## EXERCISE DESCRIPTION
Pull every line containing "double" out of the listing below.

## EXTRACTED MATERIAL
// ... 74 lines not shown
        uint64_t const dirb = ck ? ck_row_elems(dmax) * sizeof(uint2) : static_cast<uint64_t>(ns) * fast_strip_bytes(dmax, R);
        uint64_t const auxe = ck ? ck_col_elems(dmax, R) : (ns > 1 ? static_cast<uint64_t>(dmax) : 0);
        if (!cb.empty() && cb.dir_bytes + dirb + (cb.bnd_elems + auxe) * sizeof(uint2) > c->dir_budget) { close_chunk(); }
        FastTask ft{};
        ft.q = q; ft.tlo = a.t; ft.thi = b.t;
        ft.out_lo = static_cast<int32_t>(a.slot);
        ft.out_hi = pair2 ? static_cast<int32_t>(b.slot) : -1;
        ft.dmax = dmax;
        ft.dir_off = ck ? cb.dir_bytes / sizeof(uint2) : cb.dir_bytes;
        ft.bnd_off = cb.bnd_elems;
        int const gbit = a.general ? 2 : 0;
        add_pairdesc(q, a.t, ck ? 2 : 0, a.slot, R, ck ? gbit : 0, dmax, ft.dir_off, ft.bnd_off);
        if (pair2) { add_pairdesc(q, b.t, ck ? 2 : 0, b.slot, R, ck ? (gbit | 1) : 1, dmax, ft.dir_off, ft.bnd_off); }
        cb.dir_bytes += align_up(dirb, 32);
        cb.bnd_elems += auxe;
        cb.fast[a.general ? 1 : 0][ck ? 2 : (ns > 1 ? 1 : 0)][R].push_back(ft);
        cb.cells += static_cast<int64_t>(Q) * a.d + (pair2 ? static_cast<int64_t>(Q) * b.d : 0);
        cb.nfast += pair2 ? 2 : 1;
        k += pair2 ? 2 : 1;
      }
    }
    i = j;
  }
  close_chunk();
  auto const t_planned = std::chrono::steady_clock::now();

  uint64_t max_dir = 0, max_bnd = 0, max_he = 0, max_cig = 0;
  for (auto const & pl : plans) {
    max_dir = std::max(max_dir, pl.dir_bytes); max_bnd = std::max(max_bnd, pl.bnd_elems);
    max_he = std::max(max_he, pl.he_elems); max_cig = std::max(max_cig, pl.cigar_bytes);
  }
// ... 47 lines not shown
    }
    if ((rc = c->gate.reserve(sizeof(int) * (ids.size() + static_cast<size_t>(npairs)) + 64)) != VSG_OK) { return rc; }
    int * const dg = static_cast<int *>(c->gate.p);
    if (!ids.empty()) { VSG_CUDA_OK(cudaMemcpyAsync(dg, ids.data(), sizeof(int) * ids.size(), cudaMemcpyHostToDevice, c->stream)); }
    VSG_CUDA_OK(cudaMemcpyAsync(dg + ids.size(), leader_of, sizeof(int32_t) * static_cast<size_t>(npairs), cudaMemcpyHostToDevice, c->stream));
    d_gate_ids = dg;
    d_leader = dg + ids.size();
    VSG_CUDA_OK(cudaMemsetAsync(c->stats.p, 0xff, sizeof(int32_t) * VSG_STAT_WORDS * static_cast<size_t>(npairs), c->stream));
  }
  while (c->ev_pool.size() < 3 * plans.size()) {
    cudaEvent_t e;
    VSG_CUDA_OK(cudaEventCreate(&e));
    c->ev_pool.push_back(e);
  }

  FastTask * const d_fast = static_cast<FastTask *>(c->tasks_fast.p);
  ExactTask * const d_exact = static_cast<ExactTask *>(c->tasks_exact.p);
  int32_t * const d_stats = static_cast<int32_t *>(c->stats.p);
  uint8_t * const d_dir = static_cast<uint8_t *>(c->dir.p);

  for (size_t ci = 0; ci < plans.size(); ci++) {
    ChunkPlan const & pl = plans[ci];
    VSG_CUDA_OK(cudaEventRecord(c->ev_pool[3 * ci], c->stream));
    for (auto const & run : pl.runs) {
      if (run.ckpt) { launch_ckpt(c, run.R, run.general, queries->d, targets->d, d_fast + run.first, run.count); }
      else { launch_fast(c, run.R, run.general, run.multi, queries->d, targets->d, d_fast + run.first, run.count); }
    }
    if (pl.exact_count > 0) {
      nw_exact_kernel<<<(pl.exact_count + 63) / 64, 64, 0, c->stream>>>(sp, queries->d, targets->d, d_exact + pl.exact_first,
                                                                        pl.exact_count, d_dir, static_cast<int16_t *>(c->he.p), d_stats);
      count_launch();
    }
    VSG_CUDA_OK(cudaEventRecord(c->ev_pool[3 * ci + 1], c->stream));
    if (!want_cigar) {
      TbGate const no_gate{nullptr, 0, nullptr, 0, 2, 0.0};
      if (gated) {
        for (size_t ri = 0; ri < pl.runs.size(); ri++) {
          auto const & run = pl.runs[ri];
          if (!run.ckpt) { continue; }
          GateRun const & g = gate_runs[ci][ri];
          TbGate const g1{d_gate_ids + g.lead_first, static_cast<int>(g.lead_count), d_leader, 1, gate_iddef, gate_threshold};
          if ((rc = launch_tb_ckpt_tasks(c, run.R, run.general, queries->d, targets->d, d_fast + run.first, run.count, g1)) != VSG_OK) { return rc; }
        }
      }
      for (size_t ri = 0; ri < pl.runs.size(); ri++) {
        auto const & run = pl.runs[ri];
        if (run.ckpt) {
          if (gated) {
            GateRun const & g = gate_runs[ci][ri];
            TbGate const g2{d_gate_ids + g.foll_first, static_cast<int>(g.foll_count), d_leader, 2, gate_iddef, gate_threshold};
            if ((rc = launch_tb_ckpt_tasks(c, run.R, run.general, queries->d, targets->d, d_fast + run.first, run.count, g2)) != VSG_OK) { return rc; }
            continue;
          }
          if ((rc = launch_tb_ckpt_tasks(c, run.R, run.general, queries->d, targets->d, d_fast + run.first, run.count, no_gate)) != VSG_OK) { return rc; }
          continue;
        }
        int const nthr = 2 * run.count;
// ... 50 lines not shown
                                                    static_cast<char *>(c->cigar_scratch.p), static_cast<char *>(c->cigar_dense.p));
      count_launch();
      std::vector<int64_t> h_offs(static_cast<size_t>(np)), h_lens(static_cast<size_t>(np));
      VSG_CUDA_OK(cudaMemcpyAsync(h_offs.data(), c->cigar_offs.p, sizeof(int64_t) * np, cudaMemcpyDeviceToHost, c->stream));
      VSG_CUDA_OK(cudaMemcpyAsync(h_lens.data(), c->cigar_len.p, sizeof(int64_t) * np, cudaMemcpyDeviceToHost, c->stream));
      VSG_CUDA_OK(cudaStreamSynchronize(c->stream));
      int64_t const total = np > 0 ? h_offs[static_cast<size_t>(np) - 1] + h_lens[static_cast<size_t>(np) - 1] : 0;
      std::vector<char> dense(static_cast<size_t>(total) + 1);
      if (total > 0) {
        VSG_CUDA_OK(cudaMemcpyAsync(dense.data(), c->cigar_dense.p, static_cast<size_t>(total), cudaMemcpyDeviceToHost, c->stream));
        VSG_CUDA_OK(cudaStreamSynchronize(c->stream));
      }
      for (int p = 0; p < np; p++) { cigars[static_cast<size_t>(hpairs[p].out)] = std::string(dense.data() + h_offs[static_cast<size_t>(p)]); }
    }
  }
  if (!plans.empty()) {
    VSG_CUDA_OK(cudaMemcpyAsync(hs, d_stats, sizeof(int32_t) * VSG_STAT_WORDS * static_cast<size_t>(npairs), cudaMemcpyDeviceToHost, c->stream));
  }
  VSG_CUDA_OK(cudaStreamSynchronize(c->stream));
  VSG_CUDA_OK(cudaGetLastError());
  for (size_t ci = 0; ci < plans.size(); ci++) {
    float ms = 0.f;
    if (cudaEventElapsedTime(&ms, c->ev_pool[3 * ci], c->ev_pool[3 * ci + 1]) == cudaSuccess) { c->prof_fwd_ms += ms; }
    if (cudaEventElapsedTime(&ms, c->ev_pool[3 * ci + 1], c->ev_pool[3 * ci + 2]) == cudaSuccess) { c->prof_tb_ms += ms; }
    c->prof_cells += plans[ci].cells; c->prof_fast += plans[ci].nfast; c->prof_exact += plans[ci].nexact;
    c->prof_fwd_launches += static_cast<int64_t>(plans[ci].runs.size()) + (plans[ci].exact_count > 0 ? 1 : 0);
  }
  for (auto const & hp : host_pairs) { std::memcpy(hs + static_cast<size_t>(hp.slot) * VSG_STAT_WORDS, hp.st, sizeof(int32_t) * VSG_STAT_WORDS); }

  int64_t cpos = 0;
// ... 15 lines not shown
    if (want_cigar) {
      std::string const & cg = cigars[static_cast<size_t>(k)];
      if (cpos + static_cast<int64_t>(cg.size()) + 1 > cigar_cap) { Error::set("vsg_align_pairs: cigar buffer too small"); return VSG_ECAP; }
      cigar_off[k] = cpos;
      std::memcpy(cigar_buf + cpos, cg.c_str(), cg.size() + 1);
      cpos += static_cast<int64_t>(cg.size()) + 1;
    }
  }
  if (want_cigar) { cigar_off[npairs] = cpos; }
  if (trace) {
    auto const t_end = std::chrono::steady_clock::now();
    std::fprintf(stderr, "[vsg trace] align_pairs %lld pairs, %zu chunk(s): plan %.1f ms, total %.1f ms\n",
                 static_cast<long long>(npairs), plans.size(),
                 std::chrono::duration<double, std::milli>(t_planned - t_begin).count(),
                 std::chrono::duration<double, std::milli>(t_end - t_begin).count());
  }
  return VSG_OK;
}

## TASK RESPONSE
                 std::chrono::duration<double, std::milli>(t_planned - t_begin).count(),
                 std::chrono::duration<double, std::milli>(t_end - t_begin).count());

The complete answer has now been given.